Australian major banks keep printing despite volatility

Rising inflation and geopolitical risk created turbulent market conditions in March, leading Australia’s big-four banks to push on with funding tasks via covered-bond issuance. Westpac Banking Corporation also reopened the Australian dollar credit market with a significant pricing concession to secondary marks.

Laurence Davison Head of Content KANGANEWS

Lisa Uhlman Senior Staff Writer KANGANEWS

When markets are volatile and issuance windows shrink, the purpose of the covered-bond asset class is to provide a defensive funding platform. This is not lost on Australia’s major banks, which tapped the market during March’s elevated volatility.

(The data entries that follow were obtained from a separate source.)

#define GS_ABI_LIST(X)                                                 \
  X(geom_bytes, mi355gs_raster_geom_bytes)                             \
  X(tiles_bytes, mi355gs_raster_tiles_bytes)                           \
  X(binning_bytes, mi355gs_raster_binning_bytes)                       \
  X(grad_scratch_bytes, mi355gs_raster_grad_scratch_bytes)             \
  X(grad_gate_offset, mi355gs_raster_grad_gate_offset)                 \
  X(posed_forward_preprocess, mi355gs_posed_forward_preprocess)        \
  X(forward_preprocess, mi355gs_raster_forward_preprocess)             \
  X(raster_backward, mi355gs_raster_backward)                          \
  X(forward_render, mi355gs_raster_forward_render)                     \
  X(binning_bytes_render_only, mi355gs_raster_binning_bytes_render_only) \
  X(forward_render_only, mi355gs_raster_forward_render_only)           \
  X(posed_backward, mi355gs_posed_backward)                            \
  X(ssim_scratch_bytes, mi355gs_ssim_scratch_bytes)                    \
  X(l1_ssim_loss_fused, mi355gs_l1_ssim_loss_fused)                    \
  X(l1_scratch_bytes, mi355gs_l1_scratch_bytes)                        \
  X(l1_loss_forward, mi355gs_l1_loss_forward)                          \
  X(l1_loss_backward, mi355gs_l1_loss_backward)                        \
  X(pair_forward, mi355gs_l1_ssim_pair_forward)                        \
  X(pair_backward, mi355gs_l1_ssim_pair_backward)                      \
  X(program_eval, mi355gs_loss_program_eval)                           \
  X(program_eval_grad, mi355gs_loss_program_eval_grad)                 \
  X(ssim_forward, mi355gs_ssim_forward)                                \
  X(ssim_backward, mi355gs_ssim_backward)                              \
  X(adam_multi_step, mi355gs_adam_multi_step)                          \
  X(error_string, mi355gs_error_string)

struct Abi {
#define GS_MEMBER(field, name) decltype(&name) field = nullptr;
  GS_ABI_LIST(GS_MEMBER)
#undef GS_MEMBER
  bool bound = false;
  bool allow_cpu = false;
} g_abi;

std::vector<std::string> abi_symbols() {
#define GS_NAME(field, name) #name,
  return {GS_ABI_LIST(GS_NAME)};
#undef GS_NAME
}

void bind_abi(const std::map<std::string, uintptr_t>& sym, bool allow_cpu_tensors) {
  g_abi.allow_cpu = allow_cpu_tensors;
  auto get = [&](const char* name) {
    auto it = sym.find(name);
    TORCH_CHECK(it != sym.end() && it->second, "mi355gs torch binding: entry point ", name, " was not provided");
    return it->second;
  };
#define GS_BIND(field, name) g_abi.field = reinterpret_cast<decltype(&name)>(get(#name));
  GS_ABI_LIST(GS_BIND)
#undef GS_BIND
  g_abi.bound = true;
}

void check(int code, const char* what) {
  TORCH_CHECK(code == 0, "mi355gs: ", what, " failed: ", g_abi.error_string ? g_abi.error_string(code) : "?", " (", code, ")");
}

struct DeviceScope {
  c10::hip::OptionalHIPGuardMasqueradingAsCUDA guard;
  void* stream = nullptr;
  explicit DeviceScope(const Tensor& t) {
    if (t.is_cuda()) {
      guard.set_device(t.device());
      stream = (void*)c10::hip::getCurrentHIPStream(t.device().index()).stream();
    }
  }
  void synchronize(const Tensor& t) const {
    if (t.is_cuda()) c10::hip::getCurrentHIPStream(t.device().index()).synchronize();
  }
};

void wait_for_count(const int32_t* count, const DeviceScope& dev, const Tensor& t) {
  if (!t.is_cuda()) return;
  std::optional<py::gil_scoped_release> nogil;
  if (PyGILState_Check()) nogil.emplace();
  const auto t0 = std::chrono::steady_clock::now();
  for (unsigned spin = 0;; ++spin) {
    if (*reinterpret_cast<const volatile int32_t*>(count) >= 0) return;
    if ((spin & 1023u) == 1023u && std::chrono::steady_clock::now() - t0 > std::chrono::milliseconds(2)) break;
  }
  dev.synchronize(t);
  TORCH_CHECK(*reinterpret_cast<const volatile int32_t*>(count) >= 0, "mi355gs: the forward did not report its instance count");
}

void wait_for_words(Tensor words, int64_t sentinel, Tensor like, int64_t timeout_us) {
  TORCH_CHECK(words.scalar_type() == at::kInt && !words.is_cuda() && words.is_contiguous(), "wait_for_words: an int32 host tensor");
  const volatile int32_t* w = words.data_ptr<int32_t>();
  const int64_t n = words.numel();
  auto all_there = [&]() {
    for (int64_t i = 0; i < n; ++i)
      if (w[i] == (int32_t)sentinel) return false;
    return true;
  };
  if (all_there()) return;
  {
    std::optional<py::gil_scoped_release> nogil;
    if (PyGILState_Check()) nogil.emplace();
    const auto t0 = std::chrono::steady_clock::now();
    for (unsigned spin = 0;; ++spin) {
      if (all_there()) return;
      if ((spin & 1023u) == 1023u && std::chrono::steady_clock::now() - t0 > std::chrono::microseconds(timeout_us)) break;
    }
    if (like.is_cuda()) {
      const DeviceScope dev(like);
      dev.synchronize(like);
    }
  }
  TORCH_CHECK(all_there(), "mi355gs: the step did not report its results");
}
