template <int B>
__device__ __forceinline__ void dft16_inv(uint64_t* x) {
    {
        uint64_t ta0, tc0, ta1, tc1, ta2, tc2, ta3, tc3;
        glasm::p2c0_x4(LO(x[B + 0]), HI(x[B + 0]), LO(x[B + 8]), HI(x[B + 8]), ta0, tc0, LO(x[B + 1]), HI(x[B + 1]), LO(x[B + 9]), HI(x[B + 9]), ta1, tc1, LO(x[B + 2]), HI(x[B + 2]), LO(x[B + 10]), HI(x[B + 10]), ta2, tc2, LO(x[B + 3]), HI(x[B + 3]), LO(x[B + 11]), HI(x[B + 11]), ta3, tc3);
        x[B + 0] = ta0; x[B + 8] = tc0;
        x[B + 1] = ta1; x[B + 9] = tc1;
        x[B + 2] = ta2; x[B + 10] = tc2;
        x[B + 3] = ta3; x[B + 11] = tc3;
    }
    {
        uint64_t ta0, tc0, ta1, tc1, ta2, tc2, ta3, tc3;
        glasm::p2c0_x4(LO(x[B + 4]), HI(x[B + 4]), LO(x[B + 12]), HI(x[B + 12]), ta0, tc0, LO(x[B + 5]), HI(x[B + 5]), LO(x[B + 13]), HI(x[B + 13]), ta1, tc1, LO(x[B + 6]), HI(x[B + 6]), LO(x[B + 14]), HI(x[B + 14]), ta2, tc2, LO(x[B + 7]), HI(x[B + 7]), LO(x[B + 15]), HI(x[B + 15]), ta3, tc3);
        x[B + 4] = ta0; x[B + 12] = tc0;
        x[B + 5] = ta1; x[B + 13] = tc1;
        x[B + 6] = ta2; x[B + 14] = tc2;
        x[B + 7] = ta3; x[B + 15] = tc3;
    }
    {
        uint64_t ta0, tc0, ta1, tc1, ta2, tc2, ta3, tc3;
        glasm::p2c0_x4(LO(x[B + 0]), HI(x[B + 0]), LO(x[B + 4]), HI(x[B + 4]), ta0, tc0, LO(x[B + 1]), HI(x[B + 1]), LO(x[B + 5]), HI(x[B + 5]), ta1, tc1, LO(x[B + 2]), HI(x[B + 2]), LO(x[B + 6]), HI(x[B + 6]), ta2, tc2, LO(x[B + 3]), HI(x[B + 3]), LO(x[B + 7]), HI(x[B + 7]), ta3, tc3);
        x[B + 0] = ta0; x[B + 4] = tc0;
        x[B + 1] = ta1; x[B + 5] = tc1;
        x[B + 2] = ta2; x[B + 6] = tc2;
        x[B + 3] = ta3; x[B + 7] = tc3;
    }
    {
        uint64_t ta0, tc0, ta1, tc1, ta2, tc2, ta3, tc3;
        glasm::p2c2_x4<16, 16, 16, 16>(LO(x[B + 8]), HI(x[B + 8]), LO(x[B + 12]), HI(x[B + 12]), ta0, tc0, LO(x[B + 9]), HI(x[B + 9]), LO(x[B + 13]), HI(x[B + 13]), ta1, tc1, LO(x[B + 10]), HI(x[B + 10]), LO(x[B + 14]), HI(x[B + 14]), ta2, tc2, LO(x[B + 11]), HI(x[B + 11]), LO(x[B + 15]), HI(x[B + 15]), ta3, tc3);
        x[B + 8] = tc0; x[B + 12] = ta0;
        x[B + 9] = tc1; x[B + 13] = ta1;
        x[B + 10] = tc2; x[B + 14] = ta2;
        x[B + 11] = tc3; x[B + 15] = ta3;
    }
    {
        uint64_t ta0, tc0, ta1, tc1;
        glasm::p2c0_x2(LO(x[B + 0]), HI(x[B + 0]), LO(x[B + 2]), HI(x[B + 2]), ta0, tc0, LO(x[B + 1]), HI(x[B + 1]), LO(x[B + 3]), HI(x[B + 3]), ta1, tc1);
        x[B + 0] = ta0; x[B + 2] = tc0;
        x[B + 1] = ta1; x[B + 3] = tc1;
    }
    {
        uint64_t ta0, tc0, ta1, tc1;
        glasm::p2c1_x2<24, 24>(LO(x[B + 12]), HI(x[B + 12]), LO(x[B + 14]), HI(x[B + 14]), ta0, tc0, LO(x[B + 13]), HI(x[B + 13]), LO(x[B + 15]), HI(x[B + 15]), ta1, tc1);
        x[B + 12] = ta0; x[B + 14] = tc0;
        x[B + 13] = ta1; x[B + 15] = tc1;
    }
    {
        uint64_t ta0, tc0, ta1, tc1;
        glasm::p2c2_x2<16, 16>(LO(x[B + 4]), HI(x[B + 4]), LO(x[B + 6]), HI(x[B + 6]), ta0, tc0, LO(x[B + 5]), HI(x[B + 5]), LO(x[B + 7]), HI(x[B + 7]), ta1, tc1);
        x[B + 4] = tc0; x[B + 6] = ta0;
        x[B + 5] = tc1; x[B + 7] = ta1;
    }
    {
        uint64_t ta0, tc0, ta1, tc1;
        glasm::p2c3_x2<8, 8>(LO(x[B + 8]), HI(x[B + 8]), LO(x[B + 10]), HI(x[B + 10]), ta0, tc0, LO(x[B + 9]), HI(x[B + 9]), LO(x[B + 11]), HI(x[B + 11]), ta1, tc1);
        x[B + 8] = ta0; x[B + 10] = tc0;
        x[B + 9] = ta1; x[B + 11] = tc1;
    }
    {
        uint64_t ta0, tc0;
        glasm::p2c0_x1(LO(x[B + 0]), HI(x[B + 0]), LO(x[B + 1]), HI(x[B + 1]), ta0, tc0);
        x[B + 0] = ta0; x[B + 1] = tc0;
    }
    {
        uint64_t ta0, tc0, ta1, tc1;
        glasm::p2c1_x2<24, 12>(LO(x[B + 6]), HI(x[B + 6]), LO(x[B + 7]), HI(x[B + 7]), ta0, tc0, LO(x[B + 12]), HI(x[B + 12]), LO(x[B + 13]), HI(x[B + 13]), ta1, tc1);
        x[B + 6] = ta0; x[B + 7] = tc0;
        x[B + 12] = tc1; x[B + 13] = ta1;
    }
    {
        uint64_t ta0, tc0, ta1, tc1, ta2, tc2;
        glasm::p2c2_x3<16, 4, 28>(LO(x[B + 2]), HI(x[B + 2]), LO(x[B + 3]), HI(x[B + 3]), ta0, tc0, LO(x[B + 8]), HI(x[B + 8]), LO(x[B + 9]), HI(x[B + 9]), ta1, tc1, LO(x[B + 14]), HI(x[B + 14]), LO(x[B + 15]), HI(x[B + 15]), ta2, tc2);
        x[B + 2] = tc0; x[B + 3] = ta0;
        x[B + 8] = ta1; x[B + 9] = tc1;
        x[B + 14] = ta2; x[B + 15] = tc2;
    }
    {
        uint64_t ta0, tc0, ta1, tc1;
        glasm::p2c3_x2<8, 20>(LO(x[B + 4]), HI(x[B + 4]), LO(x[B + 5]), HI(x[B + 5]), ta0, tc0, LO(x[B + 10]), HI(x[B + 10]), LO(x[B + 11]), HI(x[B + 11]), ta1, tc1);
        x[B + 4] = ta0; x[B + 5] = tc0;
        x[B + 10] = tc1; x[B + 11] = ta1;
    }
}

ANZ Banking Group and Westpac Banking Corporation printed €1.75 billion (US$2 billion) three-year and £700 million (US$928 million) four-year covered bonds on 8 March. National Australia Bank followed the day after with a four-year €1.5 billion deal. ANZ New Zealand was last to market, issuing a €750 million five-year covered bond on 14 March.

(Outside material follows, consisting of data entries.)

# facebookresearch/seamless_communication

Measured on AMD Instinct MI355X. Metric: S2ST utterances/sec (and real-time factor), seamlessM4T_v2_large, 10 s audio, higher is better.
Workload: dtype f32 activations x f16 weights, f32 accumulate

## Files before the change

include/seamless_hip.h:

```cpp
#ifndef SEAMLESS_HIP_H_
#define SEAMLESS_HIP_H_

#include <stddef.h>
#include <stdint.h>

#ifdef __cplusplus
extern "C" {
#endif

#define SC_ABI_VERSION 10
#define SC_MAX_UPSAMPLES 8
#define SC_MAX_RESBLOCK_KERNELS 4
#define SC_MAX_RESBLOCK_DILATIONS 4

typedef enum sc_status {
    SC_OK = 0,
    SC_ERR_INVALID = -1,
    SC_ERR_HIP = -2,
    SC_ERR_CAPACITY = -3,
    SC_ERR_INTERNAL = -4
} sc_status;

typedef enum sc_dtype { SC_F16 = 0, SC_F32 = 1, SC_I32 = 2 } sc_dtype;

typedef struct sc_tensor_desc {
    const char* name;
    int32_t dtype;
    int32_t ndim;
    int64_t shape[4];
    const void* data;
    int32_t on_device;
} sc_tensor_desc;

typedef struct sc_config {
    int32_t abi_version;
    int32_t model_dim, num_heads;
    int32_t num_fbank_channels, fbank_stride;
    int32_t enc_layers, enc_ffn_dim, depthwise_conv_kernel_size, shaw_max_left, shaw_max_right;
    int32_t adaptor_kernel_size, adaptor_stride, adaptor_ffn_dim, adaptor_proj_dim;
    int32_t dec_layers, dec_ffn_dim, text_vocab_size, text_max_seq_len;
    int32_t pad_idx, unk_idx, bos_idx, eos_idx;
    int32_t t2u_enc_layers, t2u_dec_layers, t2u_ffn_dim, t2u_conv_kernel, t2u_conv_inner_dim;
    int32_t unit_vocab_size, unit_pad_idx, unit_eos_idx, unit_max_seq_len;
    int32_t char_vocab_size, char_max_seq_len, var_pred_hidden_dim, var_pred_kernel_size;
    int32_t voc_num_upsamples;
    int32_t voc_upsample_rates[SC_MAX_UPSAMPLES];
    int32_t voc_upsample_kernel_sizes[SC_MAX_UPSAMPLES];
    int32_t voc_upsample_initial_channel;
    int32_t voc_num_resblock_kernels;
    int32_t voc_resblock_kernel_sizes[SC_MAX_RESBLOCK_KERNELS];
    int32_t voc_num_resblock_dilations;
    int32_t voc_resblock_dilation_sizes[SC_MAX_RESBLOCK_KERNELS][SC_MAX_RESBLOCK_DILATIONS];
    int32_t voc_num_embeddings, voc_embedding_dim, voc_lang_embedding_dim, voc_num_langs;
    int32_t voc_spkr_embedding_dim, voc_num_spkrs;
    int32_t has_t2u, has_vocoder;
    int32_t text_enc_layers, text_enc_ffn_dim;
    int32_t mma_layers, mma_ffn_dim, mma_energy_layers, mma_pre_decision_ratio;
    float mma_temperature;
    int32_t enc_variant;
    int32_t voc_dur_pred_hidden_dim, voc_dur_pred_kernel_size;
    int32_t t2u_variant;
} sc_config;

typedef struct sc_gen_opts {
    int32_t beam_size;
    float soft_max_seq_len_a;
    int32_t soft_max_seq_len_b;
    int32_t hard_max_seq_len;
    int32_t min_seq_len;
    float unk_penalty;
    int32_t use_graph;
    float len_penalty;
    int32_t normalize_scores;
    int32_t no_repeat_ngram_size;
    int32_t source_len;
} sc_gen_opts;

typedef struct sc_model sc_model;

const char* sc_last_error(void);
int sc_abi_version(void);

sc_model* sc_load(const sc_tensor_desc* tensors, size_t n_tensors, const sc_config* cfg, int device);
sc_model* sc_fork(sc_model* parent);
void sc_free(sc_model* m);
int sc_synchronize(sc_model* m);
int sc_wait_stream(sc_model* m, void* producer_stream);
int sc_set_nar_tables(sc_model* m, int32_t vocab, const int32_t* h_tok_len, const uint8_t* h_starts_space,
                      const uint8_t* h_is_punct, const int64_t* h_char_offsets, const int32_t* h_char_ids);

int sc_fbank(sc_model* m, const float* d_wav, int32_t n, int64_t wav_stride, const int32_t* h_num_samples,
             int32_t standardize, float* d_out, int32_t t_rows, int32_t* h_out_frames);

// ... 112 lines not shown
```

include/seamless_hip_internal.h:

```cpp
#ifndef SEAMLESS_HIP_INTERNAL_H_
#define SEAMLESS_HIP_INTERNAL_H_

#include "seamless_hip.h"

#ifdef __cplusplus
extern "C" {
#endif

int sc_decoder_step_family(sc_model* m, int rows, int caller);

int sc_op_knob(const char* name, int dflt);

int sc_op_force_general_gemm(int on);
int32_t sc_op_voc_pack_plan(const int32_t* h_need, int32_t n, int64_t budget_rows, int32_t* h_group_first, int32_t cap);
int32_t sc_op_voc_tile_first(const int32_t* h_off, int32_t n, int32_t mul, int32_t tile_rows, int32_t* h_first);
int32_t sc_op_last_vocoder_packed_groups(sc_model* m);
int sc_op_single_plane(int on);
int sc_op_layernorm(const float* d_x, const float* d_gamma, const float* d_beta, float* d_y, int32_t rows, int32_t C,
                    int32_t act);
int sc_op_linear(const float* d_x, const void* d_w_f16, const float* d_bias, const float* d_res, float* d_y,
                 int32_t M, int32_t N, int32_t K, int32_t act, float alpha, int32_t split, int32_t force_gemv);
int sc_op_skinny_linear(const float* d_x, const void* d_w_f16, const float* d_bias, const float* d_res, float* d_y,
                        int32_t M, int32_t N, int32_t K, int32_t act, float alpha);
int sc_op_skinny_res_ln(const float* d_in, const void* d_w_f16, const float* d_bias, float* d_x_inout,
                        const float* d_gamma, const float* d_beta, float* d_h, int32_t M, int32_t N, int32_t K,
                        int32_t splits);
int sc_op_skinny_argmax(const float* d_x, const void* d_w_f16, int32_t M, int32_t N, int32_t K, int32_t step,
                        int32_t min_step_for_eos, int32_t force_eos_step, int32_t pad_idx, int32_t eos_idx,
                        int32_t unk_idx, float unk_penalty, int32_t* d_idx, float* d_lprob);
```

Lucy Carroll, Sydney-based director, global funding at Westpac, says volatility made the covered-bond product a natural choice. She adds the asset class has remained available for issuers to achieve their primary-market goals, despite secondary spread moves globally.

“It felt like the right trade and right product to do. Making the right funding decisions ensures we stay ahead when things become increasingly volatile and that we are not forced into markets at any point,” Carroll tells KangaNews.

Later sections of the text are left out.